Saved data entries
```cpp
template <int TH, int PR, bool P1ONLY, bool DSPLIT, int PK16, bool ARGB = false, bool DENSE = false>
__device__ __forceinline__ void match_fast_body(const MatchParams &p, const BlockIdx3 &blk) {
    static_assert(!DENSE || !P1ONLY, "the dense form is a pass 1 with neighbours: min_disparity = 0");
    static_assert(!DENSE || !DSPLIT || !ARGB, "latency shape: one register per winner");
    constexpr int NW = DSPLIT ? FA_DS_WAVES : FA_WAVES;
    constexpr int WGCOLS = DSPLIT ? 64 : FA_WGCOLS;
    constexpr int ND = PR - WGCOLS + 1;
    constexpr int NH = TH > 32 ? 2 : 1;
    constexpr int TU = TH / NH;
    constexpr bool PREFIX = fast_prefix_form(TH, PR, P1ONLY, DSPLIT, PK16, ARGB, DENSE);
    static_assert(NH == 1 || (TH == 2 * TU && TU <= 32 && ARGB && !DSPLIT && !DENSE && !P1ONLY),
                  "stacked bands: two unit bands, byte-packed winners, throughput shape, sparse form");
    const int b = blk.z;

    extern __shared__ __attribute__((aligned(16))) unsigned short fsmem[];
    unsigned short *Lt = fsmem;
    unsigned short *Rt = fsmem + (TH + 22) * FA_PL;
    unsigned *bits = (unsigned *)(Rt + (TH + 22) * PR);
    const int BW = fast_bitwords(p.Dd);

    const int tid = threadIdx.x;
    const int lane = tid & 63;
    const int wv = tid >> 6;
    const int h = p.h, w = p.w, Dd = p.Dd;
    const int cwg0 = blk.x * (DSPLIT ? 1 : FA_WAVES) * FA_VALID;
    const int cw0 = cwg0 + (DSPLIT ? 0 : wv * FA_VALID);
    const int wcol = DSPLIT ? 0 : wv * FA_VALID;
    const bool active = cw0 < w;
    const int x0 = blk.y * TH;
    const int col = cw0 - FA_HALO + lane;
    constexpr bool UNITS = fast_units_form(TH, PR, DSPLIT, ARGB);
    const float *Lp = p.Ld + (size_t)b * h * w;
    const float *Rp = p.Rd + (size_t)b * h * w;
    const unsigned short *Lup = p.Lu + (size_t)b * h * p.upitch;
    const unsigned short *Rup = p.Ru + (size_t)b * h * p.upitch;
    const float unit = p.unit;

    FastLane ln;
    ln.xch = (float *)(bits + NW * BW) + wv * FA_XCH_FLOATS;
    ln.c255 = (unsigned)(255.0f * unit);
    ln.inv = 1.0f / (unit * unit * unit);
    ln.store_ok = active && lane >= FA_HALO && lane < FA_HALO + FA_VALID && col < w;
    ln.rows_ok = min(TH, h - x0);
    ln.plane = (size_t)p.B * h * w;
    ln.row0 = ((size_t)b * h + x0) * w;
    ln.colidx = ln.store_ok ? col : 0;
    ln.lptr = Lt + wcol + lane;

    float best[TH];
    int arg[TH];
#pragma unroll
    for (int o = 0; o < TH; ++o) { best[o] = SMX_FLT_MIN; arg[o] = 0; }
    float dmb[DENSE ? TH : 1], dma[DENSE ? TH : 1], dcp[DENSE ? TH : 1];
    float dfirst[DENSE && DSPLIT ? TH : 1];
#pragma unroll
    for (int o = 0; o < (DENSE ? TH : 1); ++o) { dmb[o] = 0.f; dma[o] = 0.f; dcp[o] = 0.f; }
#pragma unroll
    for (int o = 0; o < (DENSE && DSPLIT ? TH : 1); ++o) dfirst[o] = 0.f;

    if constexpr (!UNITS)
        fast_stage<(WGCOLS + 63) / 64, NW>(Lt, FA_PL, Lp, h, w, x0 - FA_HALO, cwg0 - FA_HALO, TH + 22, WGCOLS, unit, wv, lane);
    for (int e = tid; e < NW * BW; e += 64 * NW) bits[e] = 0u;

    auto stage_right = [&](int d0, int nd, bool with_left = false) {
        __syncthreads();
        const int cbase = cwg0 - FA_HALO - (p.dmin + d0 + nd - 1);
        if constexpr (!UNITS)
            fast_stage<(PR + 63) / 64, NW>(Rt, PR, Rp, h, w, x0 - FA_HALO, cbase, TH + 22, WGCOLS + nd - 1, unit, wv, lane);
        else if (with_left)
            fast_stage_units<(PR + 255) / 256, NW, true>(Rt, PR, Rup, cbase, WGCOLS + nd - 1, Lt, Lup, cwg0 - FA_HALO, WGCOLS, h, w, p.upitch,
                                                         x0 - FA_HALO, TH + 22, wv, lane);
        else
            fast_stage_units<(PR + 255) / 256, NW, false>(Rt, PR, Rup, cbase, WGCOLS + nd - 1, nullptr, nullptr, 0, 0, h, w, p.upitch,
                                                          x0 - FA_HALO, TH + 22, wv, lane);
        __syncthreads();
    };

    if constexpr (UNITS) stage_right(0, min(ND, Dd), true);
    for (int d0 = 0; d0 < Dd; d0 += ND) {
        const int nd = min(ND, Dd - d0);
        if (!UNITS || d0 > 0) stage_right(d0, nd);
        if (active) {
            const int q4 = ((nd + 2 * NW - 1) / (2 * NW)) * 2;
            const int dd_lo = DSPLIT ? min(nd, wv * q4) : 0;
            const int dd_hi = DSPLIT ? min(nd, dd_lo + q4) : nd;
            for (int dd = dd_lo; dd < dd_hi; dd += 2) {
                ln.rptr = Rt + wcol + lane + (nd - 1 - dd);
                if constexpr (DENSE)
                    fast_pass_pair<TH, PR, P1ONLY, PK16, 0, ARGB, true, PREFIX>(p, ln, d0 + dd, dd + 1 < dd_hi, best, arg, nullptr, 0, nullptr,
                                                                         0, 0, 0, 0, nullptr, nullptr, ~0u, dmb, dma, dcp,
                                                                         DSPLIT && dd == dd_lo ? dfirst : nullptr);
                else
                    fast_pass_pair<TH, PR, P1ONLY, PK16, 0, ARGB, false, PREFIX>(p, ln, d0 + dd, dd + 1 < dd_hi, best, arg);
            }
        }
    }
    if constexpr (NH > 1) {
        fast_stacked_tail<TU, NH, PR, PK16, PREFIX>(p, blk, ln, best, arg, Rt, bits, wcol, x0, active, stage_right);
        return;
    }
    if (ARGB) {
        int packed[(TH + 3) / 4];
#pragma unroll
        for (int o = 0; o < (TH + 3) / 4; ++o) packed[o] = arg[o];
#pragma unroll
        for (int o = 0; o < TH; ++o) arg[o] = (packed[o >> 2] >> (8 * (o & 3))) & 0xff;
    }
    float *mrg = (float *)(bits + NW * BW) + NW * FA_XCH_FLOATS;
    if constexpr (DSPLIT && DENSE) {
        constexpr int MR = fast_merge_rows(TH), R2 = (NW * MR * 2) / (NW * 6);
        static_assert(R2 >= 1 && R2 <= NW, "merge buffer: at least one row of six values per wave");
        const int q4 = ((Dd + 2 * NW - 1) / (2 * NW)) * 2;
        const int nk = (Dd + q4 - 1) / q4;
#pragma unroll 1
        for (int o0 = 0; o0 < TH; o0 += R2) {
            __syncthreads();
#pragma unroll
            for (int o = 0; o < TH; ++o) {
                if (o >= o0 && o < o0 + R2) {
                    float *q = mrg + ((size_t)(wv * R2 + (o - o0)) * 64 + lane) * 6;
                    q[0] = best[o]; q[1] = __int_as_float(arg[o]); q[2] = dmb[o]; q[3] = dma[o]; q[4] = dfirst[o]; q[5] = dcp[o];
                }
            }
            __syncthreads();
            const int j = wv;
            if (j < R2 && o0 + j < ln.rows_ok && ln.store_ok) {
                auto M = [&](int k, int f) { return mrg[((size_t)(k * R2 + j) * 64 + lane) * 6 + f]; };
                float bb = SMX_FLT_MIN;
                int aa = 0, kw = 0;
                for (int k = 0; k < nk; ++k) {
                    const float bk = M(k, 0);
                    const bool g = bk > bb;
                    aa = g ? __float_as_int(M(k, 1)) : aa;
                    kw = g ? k : kw;
                    bb = g ? bk : bb;
                }
                float mb = M(kw, 2), ma = M(kw, 3);
                if (aa == kw * q4) mb = M(kw > 0 ? kw - 1 : nk - 1, 5);
                if (ma != ma) ma = M(kw + 1 < nk ? kw + 1 : 0, 4);
                const unsigned off = (unsigned)((o0 + j) * w + ln.colidx);
                store_u32off(p.wta + ln.row0, off, (float)aa + (float)p.dmin);
                store_u32off(p.costs + ln.row0, off, !(bb > SMX_FLT_MIN) ? 0.0f : bb * ln.inv);
                store_u32off(p.costs + ln.row0 + ln.plane, off, ma * ln.inv);
                store_u32off(p.costs + ln.row0 + 2 * ln.plane, off, mb * ln.inv);
            }
        }
        return;
    }
    if (DSPLIT) {
        constexpr int MR = fast_merge_rows(TH);
#pragma unroll
        for (int o0 = 0; o0 < TH; o0 += MR) {
            __syncthreads();
#pragma unroll
            for (int o = o0; o < o0 + MR && o < TH; ++o) {
                mrg[((wv * MR + (o - o0)) * 64 + lane) * 2] = best[o];
                mrg[((wv * MR + (o - o0)) * 64 + lane) * 2 + 1] = __int_as_float(arg[o]);
            }
            __syncthreads();
#pragma unroll
            for (int o = o0; o < o0 + MR && o < TH; ++o) {
                float bb = SMX_FLT_MIN;
                int aa = 0;
#pragma unroll
                for (int k = 0; k < NW; ++k) {
                    const float bk = mrg[((k * MR + (o - o0)) * 64 + lane) * 2];
                    const int ak = __float_as_int(mrg[((k * MR + (o - o0)) * 64 + lane) * 2 + 1]);
                    const bool g = bk > bb;
                    aa = g ? ak : aa;
                    bb = g ? bk : bb;
                }
                best[o] = bb;
                arg[o] = aa;
            }
        }
    }

    const bool all_needed = Dd > FA_BITWORDS * 32;
    unsigned dup_left = 0u;
#ifndef SMX_FA_NO_DEDUP
    if (!DENSE && !P1ONLY && !all_needed) {
#pragma unroll
        for (int o = 0; o < TH; ++o) {
            const int la = __builtin_amdgcn_update_dpp(-1, arg[o], 0x138, 0xf, 0xf, false);
            dup_left |= (la == arg[o] ? 1u : 0u) << o;
        }
        const int left_ok = __builtin_amdgcn_update_dpp(0, ln.store_ok ? 1 : 0, 0x138, 0xf, 0xf, false);
        if (!left_ok) dup_left = 0u;
    }
#endif
    if (ln.store_ok) {
        unsigned *wbits = bits + (DSPLIT ? 0 : wv) * BW;
#pragma unroll
        for (int o = 0; o < TH; ++o) {
            if (o < ln.rows_ok && (!DSPLIT || o % NW == wv)) {
                const unsigned off = (unsigned)(o * w + ln.colidx);
                store_u32off(p.wta + ln.row0, off, (float)arg[o] + (float)p.dmin);
                const bool nv = !(best[o] > SMX_FLT_MIN);
                store_u32off(p.costs + ln.row0, off, nv ? 0.0f : best[o] * ln.inv);
                if constexpr (DENSE) {
                    store_u32off(p.costs + ln.row0 + 2 * ln.plane, off, (arg[o] == 0 ? dcp[o] : dmb[o]) * ln.inv);
                    if (dma[o] != dma[o]) {
                        if (!all_needed) atomicOr(&wbits[0], 1u << o);
                    } else {
                        store_u32off(p.costs + ln.row0 + ln.plane, off, dma[o] * ln.inv);
                    }
                } else
                if (!P1ONLY && !all_needed && !((dup_left >> o) & 1u)) {
                    const int dn = (arg[o] + 1 == Dd) ? 0 : arg[o] + 1;
                    const int dp = (arg[o] == 0) ? Dd - 1 : arg[o] - 1;
                    atomicOr(&wbits[dn], 1u << o);
                    atomicOr(&wbits[dp], 1u << o);
                }
            }
        }
    }
    if (P1ONLY) return;

    int marches2 = 0;
    unsigned argpk[(TH + 1) / 2];
#pragma unroll
    for (int o = 0; o < (TH + 1) / 2; ++o) argpk[o] = 0u;
#pragma unroll
    for (int o = 0; o < TH; ++o)
        argpk[o >> 1] |= ((ln.store_ok && o < ln.rows_ok) ? (unsigned)arg[o] : 0xffffu) << (16 * (o & 1));
    for (int d0 = 0; d0 < (DENSE ? 1 : Dd); d0 += ND) {
        const int nd = min(ND, Dd - d0);
        if (Dd > ND) stage_right(d0, nd);
        else __syncthreads();
        if (active) {
            const unsigned *mybits = bits + (DSPLIT ? 0 : wv) * BW;
            const int q4 = ((nd + 2 * NW - 1) / (2 * NW)) * 2;
            const int dd_lo = DSPLIT ? min(nd, wv * q4) : 0;
            const int dd_hi = DSPLIT ? min(nd, dd_lo + q4) : nd;
            auto march = [&](int dda, int ddb, unsigned rows) {
                const int da = d0 + dda, db = d0 + ddb;
                ++marches2;
                ln.rptr = Rt + wcol + lane + (nd - 1 - dda);
                fast_pass_pair<TH, PR, false, PK16, 1, false, false, PREFIX>(p, ln, da, false, best, arg, Rt + wcol + lane + (nd - 1 - ddb), db, argpk,
                                                       da == 0 ? Dd - 1 : da - 1, da + 1 == Dd ? 0 : da + 1,
                                                       db == 0 ? Dd - 1 : db - 1, db + 1 == Dd ? 0 : db + 1, nullptr, nullptr, rows);
            };
            int pend = -1;
            unsigned pend_rows = 0u;
#ifndef SMX_EXP_NOPASS2
            if constexpr (DSPLIT) {
                (void)dd_lo; (void)dd_hi;
                int seen = 0;
                SMX_FOR_EACH_NEEDED(mybits + d0, 0, nd, all_needed, lane, dd, rows, {
                    const bool mine = (seen >> 1) % NW == wv;
                    ++seen;
                    if (mine) {
                        if (pend < 0) { pend = dd; pend_rows = rows; }
                        else { march(pend, dd, pend_rows | rows); pend = -1; }
                    }
                })
            } else {
                SMX_FOR_EACH_NEEDED(mybits + d0, dd_lo, dd_hi, all_needed, lane, dd, rows, {
                    if (pend < 0) { pend = dd; pend_rows = rows; }
                    else { march(pend, dd, pend_rows | rows); pend = -1; }
                })
// ... 165 lines not shown
```

Before: 102,800.

## Schedule stacked-band tail passes jointly with per-band tables and mixed full/half passes

The stacked-unit tail used to process the two unit bands separately. It now keeps a separate needed-disparity bitmap for each band and walks both bitmaps together. Disparities needed by both bands are paired into full-height passes; those needed by only one band are paired into half-height passes, and leftovers are packed by a small state machine. To make room for the second table, the second exchange row of LDS is given up, and a rowmask_hi parameter supports row masks over 32 rows. This is meant to cut redundant or poorly paired refinement passes, at the cost of more control flow and one fewer exchange buffer.

```diff
diff --git a/stereo-depth_amd/csrc/k_match_fast.h b/stereo-depth_amd/csrc/k_match_fast.h
--- a/stereo-depth_amd/csrc/k_match_fast.h
+++ b/stereo-depth_amd/csrc/k_match_fast.h
@@ -90,6 +90,16 @@
     return true;
 #endif
 }
+
+__host__ __device__ constexpr int fast_tables(int th) {
+#ifdef SMX_FA_STACK_TAIL_HALVES
+    (void)th;
+    return 1;
+#else
+    return th > 32 ? 2 : 1;
+#endif
+}
+__host__ __device__ constexpr int fast_xch_rows(int th) { return fast_tables(th) > 1 ? 1 : FA_XCH_ROWS; }
 
 template <int PR> inline size_t fast_lds_bytes(int th, int Dd, bool dsplit = false) {
     const size_t nw = dsplit ? FA_DS_WAVES : FA_WAVES;
@@ -250,7 +260,7 @@
                      : "+v"(word) : "v"(m), "v"(best), "v"(dsel) : "vcc");
 }
 
-template <int TH, int PR, bool P1ONLY, int PK16, int MODE = 0, bool ARGB = false, bool DENSE = false, bool PREFIX = false>
+template <int TH, int PR, bool P1ONLY, int PK16, int MODE = 0, bool ARGB = false, bool DENSE = false, bool PREFIX = false, int XR = FA_XCH_ROWS>
 __device__ __forceinline__ void fast_pass_pair(const MatchParams &p, const FastLane &ln, int d,
                                                bool valid_b, float (&best)[TH], int (&arg)[TH],
                                                const unsigned short *rptr_b_in = nullptr, int db = 0,
@@ -258,7 +268,7 @@
                                                int am_b = 0, int ap_b = 0, const unsigned *vpk = nullptr,
                                                unsigned *hits = nullptr, unsigned rowmask = ~0u,
                                                float *dmb = nullptr, float *dma = nullptr, float *dcp = nullptr,
-                                               float *dfirst = nullptr) {
+                                               float *dfirst = nullptr, unsigned rowmask_hi = 0u) {
     static_assert(!PREFIX || (PK16 == 2 && fast_prefix_exact(TH, 2)), "prefix form: K <= 2 and every prefix below 2^24");
     constexpr int NQ = TH + 20;
     constexpr int Q9 = PREFIX ? 11 : 12, Q21 = PREFIX ? 17 : 18;
@@ -338,7 +348,7 @@
                     }
                 }
                 if (q >= Q21 - 1 && q + 1 < NQ) {
-                    f32x2 *x9b = (f32x2 *)(ln.xch + (FA_XCH_ROWS > 1 ? 2 * FA_XROW : 0)) + lane_;
+                    f32x2 *x9b = (f32x2 *)(ln.xch + (XR > 1 ? 2 * FA_XROW : 0)) + lane_;
                     x9b[6] = r9[q - 8];
                     __builtin_amdgcn_wave_barrier();
                     {
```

- [REQUIRED ACTION] Find each line above that contains "true", and copy those lines.

- [ANSWER BOX]
            fast_stage_units<(PR + 255) / 256, NW, true>(Rt, PR, Rup, cbase, WGCOLS + nd - 1, Lt, Lup, cwg0 - FA_HALO, WGCOLS, h, w, p.upitch,
    if constexpr (UNITS) stage_right(0, min(ND, Dd), true);
                    fast_pass_pair<TH, PR, P1ONLY, PK16, 0, ARGB, true, PREFIX>(p, ln, d0 + dd, dd + 1 < dd_hi, best, arg, nullptr, 0, nullptr,
     return true;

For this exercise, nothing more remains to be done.